Once all your weights are recorded, add them up. You may find that your car lost over 300 pounds in just a few minutes. Whatever total you came up with at your drill, the point is, that’s extrication “weight loss.” Consider the additional weight loss with each patient removal at a real scene. Removal of a packaged patient along with the attending medic who was inside the vehicle with the patient could easily be another 150 or 200 pounds per person.
This lightening of a damaged vehicle happens at every wreck when we perform vehicle rescue tasks such as glass, door and roof removal to free occupants. Did your cribbing loosen? I’ll bet it did. Because you left air in the tires, the tires themselves along with the suspension system of the vehicle remained “active.” They were supporting this weight when you first arrived on the scene. As you removed parts of the car to get the victims free and then removed injured occupants, you made the work of the tires and vehicle suspension system easier.
It is simple to quickly and efficiently relieve the weight load carried by the tires and suspension system of a vehicle in a systematic two-step process. Cribbing should first be placed at strategic points underneath the vehicle and then the air should be removed from all tires. As the air is released, the weight of the vehicle and its occupants immediately shifts onto the solid foundation that you just provided. This stabilization is so very different than stabilization with air remaining in the tires. Cribbing will not loosen due to weight loss when the tires are deflated. The vehicle has already settled onto its “frame” and is now much more stable and solid than if it was allowed to “float” on air.
Develop a departmental stabilization protocol for a damaged vehicle resting on four wheels that insists that the crews accomplish tire deflation any time that involved extrication work is anticipated. Then, in training, practice tire deflation by valve-core removal, pulling or cutting the valve stem itself, or puncturing the sidewall of the tire with a pick-headed axe or the pike of a halligan-type bar.
A damaged vehicle sitting on its tires on a level surface is not stable until it is chocked and blocked and the tires are deflated.
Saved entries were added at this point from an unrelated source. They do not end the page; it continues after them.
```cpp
static int vcg_iterate_exchange(lgh_ctx *c, const VcgPlan &plan, VcgArgs &a, const VcgRun &r, const int upto)
{
   const VcgMode &m = plan.mode;
   const int it = a.iter, nb = ceil_div(a.N, 256);
   const bool ls_it = m.ls && it <= r.ls_limit;
   auto ls_words = [&](const int set_it) { return LockstepWords{a.rzl + (set_it % 3) * kLimbWords, a.rzl_peers, a.n_rz_peers, r.ls_before}; };
   LGH_VCG_TRY(vcg_step_k1(c, plan, a));
// ... 10 lines not shown
   }
   LGH_HIP_CHECK(hipGetLastError());
   if (m.multi)
   {
      const bool ride = halo_can_piggyback(c);
      LGH_VCG_TRY(halo_sum(c, a.yL, kVC, ride ? r.ds->den : nullptr, ride ? std::max(a.nx_den, kVC) : 0, a.pack_halo != 0, r.alias));
      if (!ride) { LGH_VCG_TRY(allreduce_dev(c, r.ds->den, kVC, 0)); }
   }
   if (m.mixed && m.k2p) { vcg_launch_k2p(c, plan, a, it); }
   else { vcg_launch_update(c, a, m.mixed); }
   if (ls_it) { LGH_VCG_TRY(l2_lockstep_update(c, it, &r.ds->den_e, a.rzl + (it % 3) * kLimbWords)); }
   if (m.multi && a.rzl)
   {
      LGH_VCG_TRY(exchange_words(c, a.rzl + (it % 3) * kLimbWords, kLimbWords));
      if (ls_it && (it == r.ls_limit || it == upto))
      {
         LGH_VCG_TRY(l2_lockstep_fold(c, it, ls_words(it)));
      }
   }
   else if (m.multi) { LGH_VCG_TRY(allreduce_dev(c, r.ds->rz, kVC, 0, a.pack_rz != 0 && m.mixed && m.k2p)); }
   LGH_HIP_CHECK(hipGetLastError());
   return LGH_OK;
}

static int vcg_finish(lgh_ctx *c, const VcgPlan &plan, const VcgRun &r, double *X, int iters[3])
{
   const VcgArgs &a = plan.a;
   const int nb = ceil_div(a.N, 256);
   if (plan.aux->ord)
   {
      hipLaunchKernelGGL(vcg_xout_k, dim3(nb), dim3(256), 0, c->stream, a, X);
      LGH_HIP_CHECK(hipGetLastError());
   }
   else if (plan.mode.k2p && ((r.hs->nupd[0] | r.hs->nupd[1] | r.hs->nupd[2]) & 1))
   {
      hipLaunchKernelGGL(vcg_xfix_k, dim3(nb), dim3(256), 0, c->stream, a);
      LGH_HIP_CHECK(hipGetLastError());
   }
   FILE *f = a.trace ? fopen(c->sw.vcg_trace.c_str(), "w") : nullptr;
   if (f)
   {
      std::vector<unsigned long long> h((size_t)kTraceRec * kTraceBlocks);
      (void)hipMemcpy(h.data(), a.trace, h.size() * 8, hipMemcpyDeviceToHost);
      for (int i = 0; i < kTraceBlocks; i++)
      {
         if (h[(size_t)kTraceRec * i] == 0) { continue; }
         fprintf(f, "%d", i);
         for (int k = 0; k < kTraceRec; k++) { fprintf(f, " %llu", h[(size_t)kTraceRec * i + k]); }
         fprintf(f, "\n");
      }
      fclose(f);
   }
   int mx = 0;
   for (int k = 0; k < kVC; k++)
   {
      int fin = r.hs->iters[k];
      if (!r.hs->done[k] && r.it >= r.max_iter) { fin = r.max_iter; }
      iters[k] = fin;
      mx = std::max(mx, fin);
   }
   c->vcg_last = mx;
   return LGH_OK;
}

int vcg_solve(lgh_ctx *c, double *B, double *X, double rel_tol, int max_iter, int iters[3], const double *force_E)
{
   if (!vcg_available(c)) { return LGH_ERR_UNSUPPORTED; }
   VcgPlan plan;
   LGH_VCG_TRY(vcg_prepare(c, B, X, rel_tol, plan, true));
   VcgArgs &a = plan.a;
   const VcgMode &m = plan.mode;
   VcgRun r;
   r.ds = a.s;
   r.hs = (VcgScalars *)(c->host_pinned + kPinVcg);
   r.alias = (plan.aux->ord && plan.aux->o_alias.nodes) ? &plan.aux->o_alias : nullptr;
   r.max_iter = max_iter;
   r.chunk = c->vcg_last > 0 ? c->vcg_last : 8;
   r.ls_limit = m.ls ? std::min(l2_lockstep_limit(c), max_iter) : 0;
   r.ls_before = m.ls ? comm_ranks_before(c) : 0;
   LGH_VCG_TRY(vcg_start(c, plan, B, force_E));
   for (bool first_look = true;; first_look = false)
   {
      if (!first_look || max_iter <= 0)
      {
         bool stop = false;
         LGH_VCG_TRY(vcg_look(c, plan, r, stop));
         if (stop) { break; }
      }
      const int upto = std::min(max_iter, r.it + r.chunk);
      while (r.it < upto)
      {
         a.iter = ++r.it;
         LGH_VCG_TRY(m.direct ? vcg_iterate_direct(c, plan, a) : vcg_iterate_exchange(c, plan, a, r, upto));
      }
   }
   return vcg_finish(c, plan, r, X, iters);
}

}
```

laghos_amd/csrc/lgh_vcg_tables.hip:

```cpp
#include <memory>
#include "lgh_vcg.hpp"

namespace lgh
{

__global__ void __launch_bounds__(256)
vcg_ellf_k(const int *__restrict__ ell, unsigned *__restrict__ ellf, const size_t n_have, const size_t n_all, const int ND, const int NE)
{
   const size_t i = (size_t)blockIdx.x * blockDim.x + threadIdx.x;
   if (i >= n_all) { return; }
   const int p = (i < n_have) ? ell[i] : -1;
   const int e = p / ND;
   ellf[i] = 8u * (unsigned)(p < 0 ? kVC * ND * NE : kVC * ND * e + (p - e * ND));
}
__global__ void __launch_bounds__(256)
vcg_mapb_k(const int *__restrict__ map, unsigned *__restrict__ mapb, const size_t n)
{
   const size_t i = (size_t)blockIdx.x * blockDim.x + threadIdx.x;
   if (i < n) { mapb[i] = 8u * (unsigned)map[i]; }
}
__global__ void __launch_bounds__(256)
vcg_map_xrows_k(const int *__restrict__ map, const size_t nrows, const int D, int *flag)
{
   const size_t i = (size_t)blockIdx.x * blockDim.x + threadIdx.x;
   if (i >= nrows) { return; }
   const int *p = map + i * D;
   bool ok = true;
   for (int k = 1; k < D; k++) { ok = ok && p[k] == p[0] + k; }
   if (!ok) { *flag = 1; }
}
__global__ void __launch_bounds__(256)
vcg_essbits_k(const uint8_t *e0, const uint8_t *e1, const uint8_t *e2, const uint8_t *hmask, const double *owner, uint8_t *bits,
              const int N)
{
   const int n = blockIdx.x * blockDim.x + threadIdx.x;
   if (n >= N) { return; }
   bits[n] = (uint8_t)(((e0 && e0[n]) ? 1 : 0) | ((e1 && e1[n]) ? 2 : 0) | ((e2 && e2[n]) ? 4 : 0) | ((hmask && hmask[n]) ? 8 : 0) |
                       ((owner && owner[n] == 0.0) ? 16 : 0));
}
__global__ void __launch_bounds__(256)
vcg_ellz_k(const int *__restrict__ ell, unsigned *__restrict__ ellz, const size_t n_have, const size_t n_all, const int zslot)
{
   const size_t i = (size_t)blockIdx.x * blockDim.x + threadIdx.x;
   if (i >= n_all) { return; }
   const int p = (i < n_have) ? ell[i] : -1;
   const size_t N = n_all / 8, j = i / N, n = i - j * N;
// ... 266 lines not shown
```

Baseline: 1612 Mdofs*steps/s.

## Fuse flag clears into copy kernel, skip x zeroing, interleave ellf table

Device-to-device memcpy calls become a custom vectorized copy kernel. The snapshot copy also clears the energy-difference flags, which removes the separate memset launches that followed it. The force-init kernel no longer zeroes x; that work moves into a gated xfix kernel launched early during the convergence look, and the iteration skips loading x. The ellf table is laid out as two interleaved 4-wide blocks so one vector load fetches four indices and the upper half is read only when needed. Together these cut launches and memory traffic, at the cost of more complex state tracking across solve phases.

```diff
diff --git a/laghos_amd/csrc/lgh_api.hip b/laghos_amd/csrc/lgh_api.hip
--- a/laghos_amd/csrc/lgh_api.hip
+++ b/laghos_amd/csrc/lgh_api.hip
@@ -25,6 +25,35 @@
 __global__ void __launch_bounds__(256) vec_set_k(double *y, double a, long n)
 {
    for (long i = blockIdx.x * (long)blockDim.x + threadIdx.x; i < n; i += (long)gridDim.x * blockDim.x) { y[i] = a; }
+}
+__global__ void __launch_bounds__(256)
+vec_copy_k(long long *y, const long long *x, const long n, int *clear0, int *clear1)
+{
+   const long stride = (long)gridDim.x * blockDim.x, t = blockIdx.x * (long)blockDim.x + threadIdx.x;
+   if (t == 0)
+   {
+      if (clear0) { *clear0 = 0; }
+      if (clear1) { *clear1 = 0; }
+   }
+   if (((((uintptr_t)y) | ((uintptr_t)x)) & 15u) == 0)
+   {
+      longlong2 *y2 = (longlong2 *)y;
+      const longlong2 *x2 = (const longlong2 *)x;
+      const long n2 = n / 2;
+      long i = t;
+      for (; i + stride < n2; i += 2 * stride)
+      {
+         const longlong2 p = x2[i], q = x2[i + stride];
+         y2[i] = p;
+         y2[i + stride] = q;
+      }
+      if (i < n2) { y2[i] = x2[i]; }
+      if ((n & 1) && t == 0) { y[n - 1] = x[n - 1]; }
+   }
+   else
+   {
+      for (long i = t; i < n; i += stride) { y[i] = x[i]; }
+   }
 }
 __global__ void __launch_bounds__(256)
 vec_axpby_k(double *z, double a, const double *x, double b, const double *y, long n)
@@ -119,6 +148,14 @@
 {
    if (n <= 0) { return LGH_OK; }
    hipLaunchKernelGGL(vec_set_k, dim3(grid_for(n)), dim3(256), 0, c->stream, y, a, n);
+   LGH_HIP_CHECK(hipGetLastError());
+   return LGH_OK;
+}
+int vec_copy(lgh_ctx *c, double *y, const double *x, long n, int *clear0, int *clear1)
+{
+   if (n <= 0 && !clear0 && !clear1) { return LGH_OK; }
+   n = std::max<long>(n, 0);
+   hipLaunchKernelGGL(vec_copy_k, dim3(grid_for((n + 1) / 2)), dim3(256), 0, c->stream, (long long *)y, (const long long *)x, n, clear0, clear1);
    LGH_HIP_CHECK(hipGetLastError());
    return LGH_OK;
 }
@@ -712,8 +749,7 @@
 {
    LGH_CHECK_ARG(c && y_l2);
    if (!(c->erhs_q && c->fused_ftv_valid)) { set_error("lgh_fused_force_mult_transpose: no fused F^T v on hand"); return LGH_ERR_ARG; }
-   LGH_HIP_CHECK(hipMemcpyAsync(y_l2, c->erhs_q, sizeof(double) * (size_t)c->L2V, hipMemcpyDeviceToDevice, c->stream));
-   return LGH_OK;
+   return vec_copy(c, y_l2, c->erhs_q, c->L2V);
 }
 int lgh_quadrature_generation(lgh_ctx *c, unsigned long *gen, int *f1_valid, int *ftv_valid)
 {
@@ -1032,8 +1068,7 @@
 int lgh_vec_copy(lgh_ctx *c, double *y, const double *x, long n)
 {
    LGH_CHECK_ARG(c && y && x);
-   LGH_HIP_CHECK(hipMemcpyAsync(y, x, sizeof(double) * n, hipMemcpyDeviceToDevice, c->stream));
-   return LGH_OK;
+   return vec_copy(c, y, x, n);
 }
 int lgh_vec_axpby(lgh_ctx *c, double *z, double a, const double *x, double b, const double *y, long n)
 {
diff --git a/laghos_amd/csrc/lgh_common.hpp b/laghos_amd/csrc/lgh_common.hpp
--- a/laghos_amd/csrc/lgh_common.hpp
+++ b/laghos_amd/csrc/lgh_common.hpp
@@ -203,6 +203,7 @@
    int fused_ftv_valid, fused_f1_valid;
    unsigned long qgen;
    int *dev_flags;
+   int vdiff_clear;
    double *ones_l2;
    int stress_store;
    int stress_current;
@@ -512,6 +513,7 @@
 int test_singular(lgh_ctx *c, int dim, int n, const double *A, double *sv);
 int test_sqrt(lgh_ctx *c, int n, const double *x, double *y);
 int vec_set(lgh_ctx *c, double *y, double a, long n);
+int vec_copy(lgh_ctx *c, double *y, const double *x, long n, int *clear0 = nullptr, int *clear1 = nullptr);
 int vec_axpby(lgh_ctx *c, double *z, double a, const double *x, double b, const double *y, long n);
 int vec_axpby_pair(lgh_ctx *c, double *z1, double a1, const double *x1, double b1, double *z2, double a2, const double *x2, double b2,
                    const double *y, long n);
diff --git a/laghos_amd/csrc/lgh_energy.hip b/laghos_amd/csrc/lgh_energy.hip
--- a/laghos_amd/csrc/lgh_energy.hip
+++ b/laghos_amd/csrc/lgh_energy.hip
@@ -70,7 +70,9 @@
    if (c->erhs_q && c->fused_ftv_valid)
    {
       int *flag = c->dev_flags + (c->on_stream2 ? 2 : 0);
-      LGH_HIP_CHECK(hipMemsetAsync(flag, 0, sizeof(int), c->stream));
+      const int bit = c->on_stream2 ? 2 : 1;
+      if (c->vdiff_clear & bit) { c->vdiff_clear &= ~bit; }
+      else { LGH_HIP_CHECK(hipMemsetAsync(flag, 0, sizeof(int), c->stream)); }
       hipLaunchKernelGGL(vec_differs_k, dim3(grid_for((c->H1V + 1) / 2)), dim3(256), 0, c->stream, v_h1, c->v_snap, (long)c->H1V, flag);
       LGH_HIP_CHECK(hipGetLastError());
       if (c->stress_current)
diff --git a/laghos_amd/csrc/lgh_qupdate.hip b/laghos_amd/csrc/lgh_qupdate.hip
--- a/laghos_amd/csrc/lgh_qupdate.hip
+++ b/laghos_amd/csrc/lgh_qupdate.hip
@@ -23,7 +23,10 @@
    c->fused_f1_valid = (rc == LGH_OK && a.force_e) ? 1 : 0;
    if (c->fused_ftv_valid)
    {
-      LGH_HIP_CHECK(hipMemcpyAsync(c->v_snap, S + c->H1V, sizeof(double) * (size_t)c->H1V, hipMemcpyDeviceToDevice, c->stream));
+      c->vdiff_clear = 0;
+      const int rcs = vec_copy(c, c->v_snap, S + c->H1V, c->H1V, c->dev_flags + 0, c->dev_flags + 2);
+      if (rcs) { return rcs; }
+      c->vdiff_clear = 3;
    }
    return rc;
 }
diff --git a/laghos_amd/csrc/lgh_vcg.hip b/laghos_amd/csrc/lgh_vcg.hip
--- a/laghos_amd/csrc/lgh_vcg.hip
+++ b/laghos_amd/csrc/lgh_vcg.hip
@@ -123,6 +123,7 @@
       }
    }
 }
+template <bool ZX>
 __global__ void __launch_bounds__(256)
 vcg_init_force_z_k(const VcgArgs a, const double *__restrict__ FE, const unsigned compb_fe, const unsigned *__restrict__ ellf,
                    double *__restrict__ bout)
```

At the beginning of every extrication task that is performed on the vehicle from that point forward, the crew should re-check stabilization as part of their assignment.
Vehicle Stabilization
One publication of the National Fire Protection Association that references vehicle stabilization is NFPA 1670, Standard on Operations and Training for Technical Rescue Incidents. Chapter 6 of this document categorizes vehicle rescue and machinery competencies into one of three levels: Awareness, Operations and Technician. Paragraph 6-3.3b specifically addresses making the rescue area safe by use of stabilization tools and techniques such as cribbing, chocks and wedges. Stabilization of a vehicle on four wheels resting on a level surface is an NFPA Operations-level competency.